Take a look at this Chapter 13 plan (PDF) which shows that a homeowner who declared bankruptcy to stave off a foreclosure sale now has to make a $1,094 payment for 60 months along with a $2676.86 mortgage payment each month. That means that this homeowner needs to have an income that will support paying $45,240+ a year for the next 5 years (not including living expenses (food, water, utilities, etc.).

What happens if the payments are not made in full? The person is discharged from their Chapter 13 plan, which means the foreclosure sale is back on, they cannot declare bankruptcy again to stop the foreclosure. If the homeowner does lose their home in a foreclosure sale at this point, their credit will be destroyed since they will have a bankruptcy as well as a foreclosure on their record.

While it may not be what a homeowner wants to admit, bankruptcy is a temporary solution to a huge problem. If you are in this situation, learn everything you can before you make a rush decision.

April 9, 2007

New Jersey - Selling Your Home In Bankruptcy

In a recent unpublished U.S. Bankruptcy Court case, (PDF) a debtor was denied a discharge when the Court found she knowingly and fraudulently misled the Court when she sought and received permission to sell her home for $200,000 but failed to disclose the existence of an agreement which permitted her to lease the property after the sale and then buy it back in two years for $300,000. The Debtor had entered into an exclusive listing agreement with a real estate broker without Court approval to sell the home for $300,000, but sold it instead for $200,000 subject to the related lease purchase agreement. The Court also held that the sale defrauded creditors because the value of the property, in excess of mortgages and Debtor's exemption, was not realized for the benefit of the bankruptcy estate.

As a general rule, if the Seller is in bankruptcy, a court order is required for a sale and any listing of the property and the Court must be apprised of all the pertinent facts.

March 26, 2007

Will Bankruptcy Save You From Foreclosure?

When homeowners are facing foreclosure many feel that their last resort is to declare bankruptcy. Declaring bankruptcy stops the foreclosure process, and allows the homeowner to keep their home from being sold on the courthouse steps. Unfortunately though, the ability for the homeowner to keep their home usually only lasts a little while.

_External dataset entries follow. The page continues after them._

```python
S3ENC_MAX_CONV = 16
S3ENC_MAX_RES = 4
F32, BF16, F16, F32X3, F16X2 = 0, 1, 2, 3, 4
STATUS_NONFINITE, STATUS_PENDING = 1, 1 << 30
DTYPES = {"fp32": F32, "f32": F32, "float32": F32, "bf16": BF16, "bfloat16": BF16, "fp16": F16, "f16": F16,
          "float16": F16, "fp32x3": F32X3, "f32x3": F32X3, "bf16x3": F32X3,
          "fp16x2": F16X2, "f16x2": F16X2}
FAMILY = {"hubert": 0, "wav2vec2": 1, "wavlm": 2, "distiller": 3, "multires_hubert": 4, "wav2vec": 5, "cpc": 6, "apc": 7, "mockingjay": 8, "decoar": 9, "npc": 10}
CPC_NORM = {"layerNorm": 0, "instanceNorm": 1, "ID": 2, "batchNorm": 3}
CPC_AR = {"LSTM": 0, "GRU": 1, "RNN": 2, "transformer": 3, "no_ar": 4}
APC_WINDOW = {"povey": 0, "hamming": 1}
VQ_TYPE = {"none": 0, "gumbel": 1, "kmeans": 2}
SEL_HIDDEN, SEL_LAYER_OUT, SEL_FFN_OUT = 0, 1, 2
SELECTIONS = {None: SEL_HIDDEN, "hidden_states": SEL_HIDDEN, "fairseq_layers": SEL_LAYER_OUT,
              "fairseq_layers_before_residual": SEL_FFN_OUT}
ABI_VERSION = 8
# ... 103 lines not shown
    "s3enc_create_npc": (C.c_int, [C.POINTER(S3Config), C.POINTER(S3NpcConfig), C.POINTER(S3Tensor), _I32, _I32, C.POINTER(_VP)]),
    "s3enc_destroy": (C.c_int, [_VP]),
    "s3enc_num_frames": (C.c_int, [_VP, _I64, C.POINTER(_I32)]),
    "s3enc_num_output_frames": (C.c_int, [_VP, _I64, C.POINTER(_I32)]),
    "s3enc_downsample_rate": (C.c_int, [_VP, C.POINTER(_I32)]),
    "s3enc_valid_frames": (C.c_int, [_VP, _I64, _I64, C.POINTER(_I32)]),
    "s3enc_forward": (C.c_int, [_VP, C.POINTER(_VP), C.POINTER(_I64), _I32, _I64, _VP, _I64, _VP]),
    "s3enc_forward_status": (C.c_int, [_VP, _I32, C.POINTER(_I32)]),
    "s3enc_forward_ex": (C.c_int, [_VP, C.POINTER(_VP), C.POINTER(_I64), _I32, _I64, C.POINTER(S3ForwardOpts), _VP, _I64, _VP]),
    "s3enc_forward_aux": (C.c_int, [_VP, C.POINTER(_VP), C.POINTER(_I64), _I32, _I64, C.POINTER(S3ForwardOpts), _VP, _I64, _VP, _VP, _VP]),
    "s3enc_num_states": (C.c_int, [_VP, _I32, C.POINTER(_I32)]),
    "s3enc_forward_padded": (C.c_int, [_VP, _VP, _I64, C.POINTER(_I64), _I32, _I64, _VP, _I64, _VP]),
    "s3enc_set_layer_events": (C.c_int, [_VP, C.POINTER(_VP), _I32]),
    "s3enc_profile_enable": (C.c_int, [_VP, _I32]),
    "s3enc_profile_reset": (C.c_int, [_VP]),
    "s3enc_profile_read": (C.c_int, [_VP, C.POINTER(S3ProfileEntry), _I32, C.POINTER(_I32)]),
    "s3enc_debug_tap": (C.c_int, [_VP, C.c_char_p, C.POINTER(C.c_float), _I64, C.POINTER(_I64)]),
    "s3enc_comm_version": (C.c_int, [C.POINTER(_I32)]),
    "s3enc_comm_unique_id": (C.c_int, [_VP]),
    "s3enc_comm_init_rank": (C.c_int, [_VP, _I32, _I32, _I32, C.POINTER(_VP)]),
    "s3enc_comm_info": (C.c_int, [_VP, C.POINTER(_I32), C.POINTER(_I32)]),
    "s3enc_comm_allgather_states": (C.c_int, [_VP, _VP, _I64, _VP, _I64, _I32, _I64, C.POINTER(_VP), _VP]),
    "s3enc_comm_exchange_states": (C.c_int, [_VP, _I32, _VP, _I64, _VP, _I64, _I32, _I64, C.POINTER(_VP), _VP]),
    "s3enc_comm_destroy": (C.c_int, [_VP]),
    "s3enc_comm_init_local": (C.c_int, [_I32, _I32, _I32, C.POINTER(_VP)]),
    "s3enc_comm_copy_export": (C.c_int, [_VP, _VP, _I64, _VP]),
    "s3enc_comm_copy_attach": (C.c_int, [_VP, _VP]),
    "s3enc_comm_copy_status": (C.c_int, [_VP, C.POINTER(_I32)]),
    "s3enc_comm_copy_release": (C.c_int, [_VP, _VP]),
    "s3enc_set_handle_tuning": (C.c_int, [_VP, C.c_char_p, _I32]),
    "s3enc_set_tuning": (C.c_int, [C.c_char_p, _I32]),
    "s3enc_op_gemm": (C.c_int, [_I32, _VP, _I64, _I64, _VP, _VP, _I32, _I32, _I32, _I32, _I32, _VP, _VP, _VP, _VP,
                                _I64, _I64, _VP]),
    "s3enc_debug_occupy_cus": (C.c_int, [_I32, _I32, C.c_double, _VP]),
    "s3enc_debug_clock_sample": (C.c_int, [_VP, _VP]),
    "s3enc_debug_gemm_schedule": (C.c_int, [_I32, _I32, _I32, _I32, _I32, _I32, _VP, _I64, C.POINTER(_I64)]),
    "s3enc_op_layernorm": (C.c_int, [_I32, _VP, _VP, _VP, _I32, _I32, _I32, _VP, _VP, _VP]),
    "s3enc_op_attention": (C.c_int, [_I32, _VP, _VP, _VP, _I32, _I32, _I32, _VP, _I32, _VP, _VP]),
    "s3enc_op_conv0": (C.c_int, [_I32, C.POINTER(_VP), C.POINTER(_I64), _I32, _I64, _I32, _VP, _VP, _VP, _VP, _VP, _VP, _I32,
                                 _I32, _VP, _VP]),
    "s3enc_op_wavlm_gate": (C.c_int, [_VP, _VP, _VP, _VP, _I32, _I32, _I32, _VP, _VP]),
    "s3enc_op_conformer_conv": (C.c_int, [_VP, _VP, _VP, _I32, _I32, _I32, _I32, _VP, _VP]),
    "s3enc_op_gn1_apply": (C.c_int, [_VP, _VP, _VP, _VP, C.c_float, _I32, _I32, _I32, _I32, _I32, _I32, _VP, _VP, _VP, C.c_float,
                                     _I32, _I32, _VP]),
    "s3enc_op_channelnorm_relu": (C.c_int, [_VP, _VP, _VP, _I32, _I32, _I32, _I32, _VP, _VP, _VP]),
    "s3enc_op_rnn": (C.c_int, [_I32, _VP, _VP, _VP, _I32, _I32, _I32, _I64, _VP, _I64, _VP]),
    "s3enc_op_rnn_len": (C.c_int, [_I32, _VP, _VP, _VP, _VP, _VP, _I64, _I32, _I32, _I32, _I64, _VP, _I64, _VP]),
    "s3enc_op_lstm_bidir": (C.c_int, [_VP, _VP, _VP, _VP, _VP, _I32, _I32, _I32, _I64, _VP, _I64, _VP]),
    "s3enc_pack_lstm_bidir_whh": (C.c_int, [_VP, _I32, _VP]),
    "s3enc_op_conv_taps": (C.c_int, [_VP, _VP, _VP, _I32, _I32, _I32, _I32, _I32, _I32, _I32, _VP, _I64, _VP, _I32, _I64, _VP, _VP,
                                     _I32, _I32, _VP]),
    "s3enc_op_argmax_gather": (C.c_int, [_VP, _VP, _I32, _I64, _I32, _I32, _I32, _VP, _VP, _VP]),
    "s3enc_op_relpos_attention": (C.c_int, [_VP, _VP, _VP, _I32, _I32, _I32, _VP, _VP, _VP]),
    "s3enc_op_posconv": (C.c_int, [_I32, _VP, _VP, _VP, _I32, _I32, _I32, _I32, _I32, _VP, _VP]),
    "s3enc_weighted_sum": (C.c_int, [_VP, _I64, _I32, C.POINTER(C.c_float), _I32, _I64, _I32, _VP, _VP]),
    "s3enc_weighted_sum_backward_scratch": (_I64, [_I64, _I32]),
    "s3enc_weighted_sum_backward": (C.c_int, [_VP, _I64, _I32, _I32, _I64, _I32, _VP, _VP, _VP, _VP]),
    "s3enc_fbank_num_frames": (C.c_int, [C.POINTER(S3FbankConfig), _I64, C.POINTER(_I32)]),
    "s3enc_fbank_forward": (C.c_int, [C.POINTER(S3FbankConfig), _VP, C.POINTER(_I64), _I32, _VP, _I64, _I32, _VP]),
    "s3enc_fbank_forward_ex": (C.c_int, [C.POINTER(S3FbankConfig), _I32, _VP, C.POINTER(_I64), _I32, _VP, _I64, _I32, _VP]),
    "s3enc_logmel_frame_counts": (C.c_int, [C.POINTER(_I64), _I32, _I64, C.POINTER(_I32)]),
    "s3enc_logmel_forward": (C.c_int, [_VP, C.POINTER(_I64), _I32, _I64, _I32, C.c_float, _I32, C.POINTER(_I32), _VP, _I32, _VP]),
    "s3enc_op_layernorm_eps": (C.c_int, [_VP, _VP, _VP, C.c_float, _I64, _I32, _VP, _VP]),
    "s3enc_op_input_repr": (C.c_int, [_VP, _VP, _VP, _VP, _I32, _VP, _VP, C.c_float, _I64, _I32, _I32, _VP, _VP]),
}

# ... 187 lines not shown
```

s3prl_amd/csrc/engine.hip:

```cpp
#include "engine_internal.h"

namespace s3e {

thread_local std::string g_err;

long conv_len(const s3enc_config& c, long n, int upto ) {
    for (int i = 0; i < upto; ++i) n = n >= c.conv_kernel[i] ? (n - c.conv_kernel[i]) / c.conv_stride[i] + 1 : 0;
    return n;
}
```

As a result of 2005's Bankruptcy Abuse Prevention and Consumer Protection Act (PDF) homeowners are only allowed to declare bankruptcy one time as a means of stopping a pending foreclosure. Homeowners who declare bankruptcy are put into a Chapter 13 bankruptcy plan which requires them to work out a payment plan to pay off all of their debts usually within 60 months. This is a flawed system because what it does is creates an additional payment for a homeowner to make in addition to the bills they already have. If a homeowner cannot pay their existing bills, how are they possibly going to pay yet one more monthly bill?

If the homeowner who declares bankruptcy is unable to keep up with their payments to the bankruptcy trustee as laid out in their bankruptcy plan, then they will be 'kicked out' of their plan (discharged) and the foreclosure process starts right back up. This time though since they homeowner declared bankruptcy already, they cannot declare bankruptcy again to stop the new foreclosure process.

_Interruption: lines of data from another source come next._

class _ConvParams:

    def __init__(self, name, cin, cout, taps, stride, base_widths, views, lib, dev):
        self.name, self.cin, self.cout, self.taps = name, cin, cout, taps
        self.w, self.gw = views[name + ".weight"]
        self.b, self.gb = views.get(name + ".bias", (None, None))
        self.shortcut = None

        def image(n, dtype):
            return torch.zeros(int(n), device=dev, dtype=dtype)

        self.wt_f = image(lib.lad_conv_packed_weight_floats(cout, cin, taps, 0), torch.float32)
        self.wt_d = image(lib.lad_conv_packed_weight_floats(cout, cin, taps, 1), torch.float32)
        self.wt_h = image(lib.lad_f16_packed_weight_halfs(cout, cin, taps), torch.float16)
        if _b3_shape(cin, cout, taps, stride) and base_widths:
            self.wt3_f, self.wt3_d = (image(lib.lad_conv_b3c_packed_weight_bytes(cin), torch.uint8) for _ in range(2))
            self.wt2_f, self.wt2_d = (image(lib.lad_conv_h2_packed_weight_bytes(cin), torch.uint8) for _ in range(2))
        if _s2b3_shape(cin, cout, taps, stride) and base_widths:
            self.wt3_s2f = image(lib.lad_conv_s2b3_packed_weight_bytes(), torch.uint8)
            self.wt3_s2d = image(lib.lad_conv_s2b3_dgrad_packed_weight_bytes(), torch.uint8)


class _BnParams:

    def __init__(self, name, c, views, bufs, dev, conv_bias=None):
        self.name, self.c, self.conv_bias = name, c, conv_bias
        self.g, self.gg = views[name + ".weight"]
        self.b, self.gb = views[name + ".bias"]
        self.rm, self.rv = bufs[name + ".running_mean"], bufs[name + ".running_var"]
        if not (self.rm.is_cuda and self.rm.is_contiguous() and self.rm.dtype == torch.float32):
            raise _hip.LadHipError(f"{name}: running statistics must be contiguous float32 GPU tensors")
        self.fold = (torch.zeros(c, device=dev), torch.zeros(c, device=dev))


class _ConvSpec:

    def __init__(self, name, cin, cout, taps, stride, h_in, w_in, base_widths=True):
        self.name, self.cin, self.cout, self.taps, self.stride = name, cin, cout, taps, stride
        self.h_in, self.w_in = h_in, w_in
        self.h_out = (h_in + stride - 1) // stride
        self.w_out = (w_in + stride - 1) // stride
        self.b3 = _b3_shape(cin, cout, taps, stride) and w_in <= 46 and base_widths
        self.b3_full = self.b3 and cin == 64
        self.b3_wgrad = self.b3 and (cin == 64 or w_in <= 30)
        self.s2b3 = _s2b3_shape(cin, cout, taps, stride) and (w_in + 1) // 2 <= 45 and base_widths
        self.par = None

    def rows(self, B):
        return B * (self.h_in + 1) * (self.w_in + 1) + self.w_in + 2


class _BlockSpec:

    def __init__(self, name):
        self.name = name
        self.conv1 = self.bn1 = self.conv2 = self.bn2 = self.sc_conv = self.sc_bn = None


def block_geometry(stem_cout, filter_sizes, H, W, base_widths):
    blocks = []
    cin, h, w = stem_cout, H, W
    for bi, cout in enumerate(filter_sizes, start=1):
        for j in range(2):
            name = f"block{bi}.{j}"
            stride = 2 if (j == 0 and bi > 1) else 1
            b = _BlockSpec(name)
            b.conv1 = _ConvSpec(name + ".conv1", cin, cout, 9, stride, h, w, base_widths)
            h, w = b.conv1.h_out, b.conv1.w_out
            b.conv2 = _ConvSpec(name + ".conv2", cout, cout, 9, 1, h, w, base_widths)
            if stride != 1 or cin != cout:
                b.sc_conv = _ConvSpec(name + ".shortcut.0", cin, cout, 1, stride, b.conv1.h_in, b.conv1.w_in, base_widths)
            blocks.append(b)
            cin = cout
    return blocks


class _ConvChoice(NamedTuple):
    arith: str
    wgrad: str
    wgrad_bn: bool
    label_fwd: str
    label_dgrad: str


class _BlockChoice(NamedTuple):
    entry: str
    a1_virtual: bool
    bits: bool
    dgrad2_bn: Optional[str]
    dgrad1_bn: Optional[str]
    sc_wgrad_fused: bool
    conv1: _ConvChoice
    conv2: _ConvChoice
    sc: Optional[_ConvChoice]


class _TrainSchedule(NamedTuple):
    blocks: Tuple[_BlockChoice, ...]
    stem_onepass: bool
    images: FrozenSet[Tuple[str, str]]
    opts: Tuple[Tuple[str, object], ...]


_ROW_LIMIT = (1 << 31) - (1 << 20)


def train_schedule(blocks, B, opts, stem_onepass):
    o = dict(opts)

    def arith(cs):
        fits = cs.rows(B) < _ROW_LIMIT if cs.cin == 64 else cs.rows(B) * cs.cin * 4 < _ROW_LIMIT
        if not (o["bf16x3"] and cs.b3 and (cs.cin == 64 or o["bf16x3_32"]) and fits):
            return "f32"
        return "h2" if o["f16x2"] and (cs.cin == 64 or o["f16x2_32"]) else "b3"

    def conv(cs, dgrad_f32=False, label_fwd=None):
        a = arith(cs)
        wg = "f32" if a == "f32" or not cs.b3_wgrad else "h2" if a == "h2" and cs.cin == 64 else "b3c"
        f32_label = f"conv_s{cs.stride}<{cs.cin},{cs.cout},{cs.taps}>"
        return _ConvChoice(a, wg, bool(o["fuse_bn_bwd_wgrad"]) and wg == "h2",
                           label_fwd or (f32_label if a == "f32" else f"conv_{a}<{cs.cin},{cs.cout},{cs.taps}>"),
                           f"conv_s1<{cs.cout},{cs.cin},{cs.taps}>" if a == "f32" or dgrad_f32 else f"conv_{a}<{cs.cout},{cs.cin},{cs.taps}>")

    out = []
    for bi, b in enumerate(blocks):
        c1, c2, sc = b.conv1, b.conv2, b.sc_conv
        a1, a2 = arith(c1), arith(c2)
        below_bits = bi > 0 and out[bi - 1].bits
        entry = "plain"
        if c1.stride != 1 and o["fuse_s2_shortcut"]:
            entry = "s2b3" if o["bf16x3"] and o["s2_b3"] and c1.s2b3 and c1.rows(B) < _ROW_LIMIT else "s2_fused"
        bits = bool(o["relu_bits"]) and sc is None and c1.b3_full and a1 != "f32" and not o["fuse_bn_bwd"]
        dgrad2_bn = "f32" if o["fuse_bn_bwd"] else "split" if o["fuse_bn_bwd_b3"] and a2 != "f32" else None
        if c1.stride != 1:
            fused = entry == "s2b3" or (entry == "s2_fused" and c1.cin == 64 and c1.cout == 32)
            dgrad1_bn = "split" if fused and o["fuse_bn_bwd_b3"] and below_bits else None
        elif bits:
            dgrad1_bn = "split" if o["fuse_bn_bwd_b3"] and below_bits else None
        else:
            dgrad1_bn = "f32" if o["fuse_bn_bwd"] and bi > 0 and blocks[bi - 1].sc_conv is None else None
        s2_label = f"conv_{'s2b3' if entry == 's2b3' else 's2'}<{c1.cin},{c1.cout},9>" if c1.stride != 1 else None
        out.append(_BlockChoice(entry, bool(o["virtual_a1"]) and a2 != "f32" and c2.b3_wgrad, bits, dgrad2_bn, dgrad1_bn,
                                c1.stride != 1 and bool(o["fuse_s2_shortcut_wgrad"]),
                                conv(c1, dgrad1_bn == "f32", s2_label), conv(c2, dgrad2_bn == "f32"), conv(sc) if sc is not None else None))
    images = {(ch.arith if ch.arith == "h2" else "b3c", cs.name) for b, blk in zip(blocks, out)
              for cs, ch in ((b.conv1, blk.conv1), (b.conv2, blk.conv2)) if ch.arith != "f32"}
    images |= {("s2b3", b.conv1.name) for b, blk in zip(blocks, out) if blk.entry == "s2b3"}
    return _TrainSchedule(tuple(out), bool(stem_onepass), frozenset(images), tuple(o.items()))


def conv_s1_entry(arith, cin, in_coef=False, gated=False, bn=None):
    if arith == "h2" and bn != "y":
        return "lad_conv_h2"
    if arith == "b3" and in_coef and not gated and bn is None:
        return "lad_conv_b3c_fwd_f32_bnrelu"
    if arith == "b3" and gated and not in_coef and cin == 64 and bn in (None, "bits"):
        return "lad_conv_b3_dgrad_bnstat" if bn else "lad_conv_b3_fwd_f32_gated"
    if arith == "b3" and not in_coef and not gated and bn in (None, "x"):
        return "lad_conv_b3c_dgrad_bnstat" if bn else "lad_conv_b3c_fwd_f32"
    if arith == "f32" and not in_coef and not gated and bn != "bits":
        return "lad_conv_fwd_bnstat" if bn else "lad_conv_fwd"
    raise _hip.LadHipError(f"no stride-1 convolution kernel for arithmetic {arith!r} at {cin} channels with in_coef={in_coef}, "
                           f"gated={gated}, bn={bn!r}")


def conv_wgrad_entry(kind, in_coef=False, bn=False):
    if kind == "h2":
        return "lad_conv_wgrad_h2_bnbwd" if bn else "lad_conv_wgrad_h2"
    if kind == "b3c" and not bn:
        return "lad_conv_wgrad_b3c"
    if kind == "f32" and not bn and not in_coef:
        return "lad_conv_wgrad"
    raise _hip.LadHipError(f"no weight-gradient kernel for {kind!r} with in_coef={in_coef}, bn={bn}")


def _s2_shortcut_rides(b, opts):
    return bool(opts["f16_s2_shortcut_fused"]) and b.conv1.cin != 32


def _block_fits_lds(b, B, opts, hw=None):
    c = b.conv1
    if b.sc_conv is not None or c.stride != 1 or c.taps != 9 or c.cin != c.cout:
        return False
    h, w = hw if hw is not None else (c.h_in, c.w_in)
    img = (h + 1) * (w + 1)
    if c.cin == 64:
        return bool(opts["strip_block_fused"]) and B >= 256 and img <= 512 and img + w <= 562
    return bool(opts["small_block_fused"]) and c.cin in (16, 32) and B >= 512 and img <= 2048


def _tail_blocks_ok(tail):
    if len(tail) != 4:
        return False
    for k, b in enumerate(tail):
        down = k % 2 == 0
        cin = 32 if k == 0 else 16
        if (b.conv1.cin, b.conv1.cout, b.conv1.taps, b.conv1.stride) != (cin, 16, 9, 2 if down else 1):
            return False
        if (b.conv2.cin, b.conv2.cout, b.conv2.taps, b.conv2.stride) != (16, 16, 9, 1):
            return False
        if down != (b.sc_conv is not None) or (down and (b.sc_conv.cin, b.sc_conv.cout, b.sc_conv.taps, b.sc_conv.stride) != (cin, 16, 1, 2)):
            return False
    return True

The main point that homeowners should recognize here is that a foreclosure will damage your credit, but you will be able to recover. Declaring bankruptcy will damage your credit also, but again you will be able to recover. However, if you declare bankruptcy and then get kicked out of your plan and then are foreclosed on by the bank, your credit will not be so easily restored. Bankruptcy as a stalling tactic may not be the best course of action and before doing so you should consult with a qualified attorney in your state that is familiar with both foreclosure and bankruptcy law.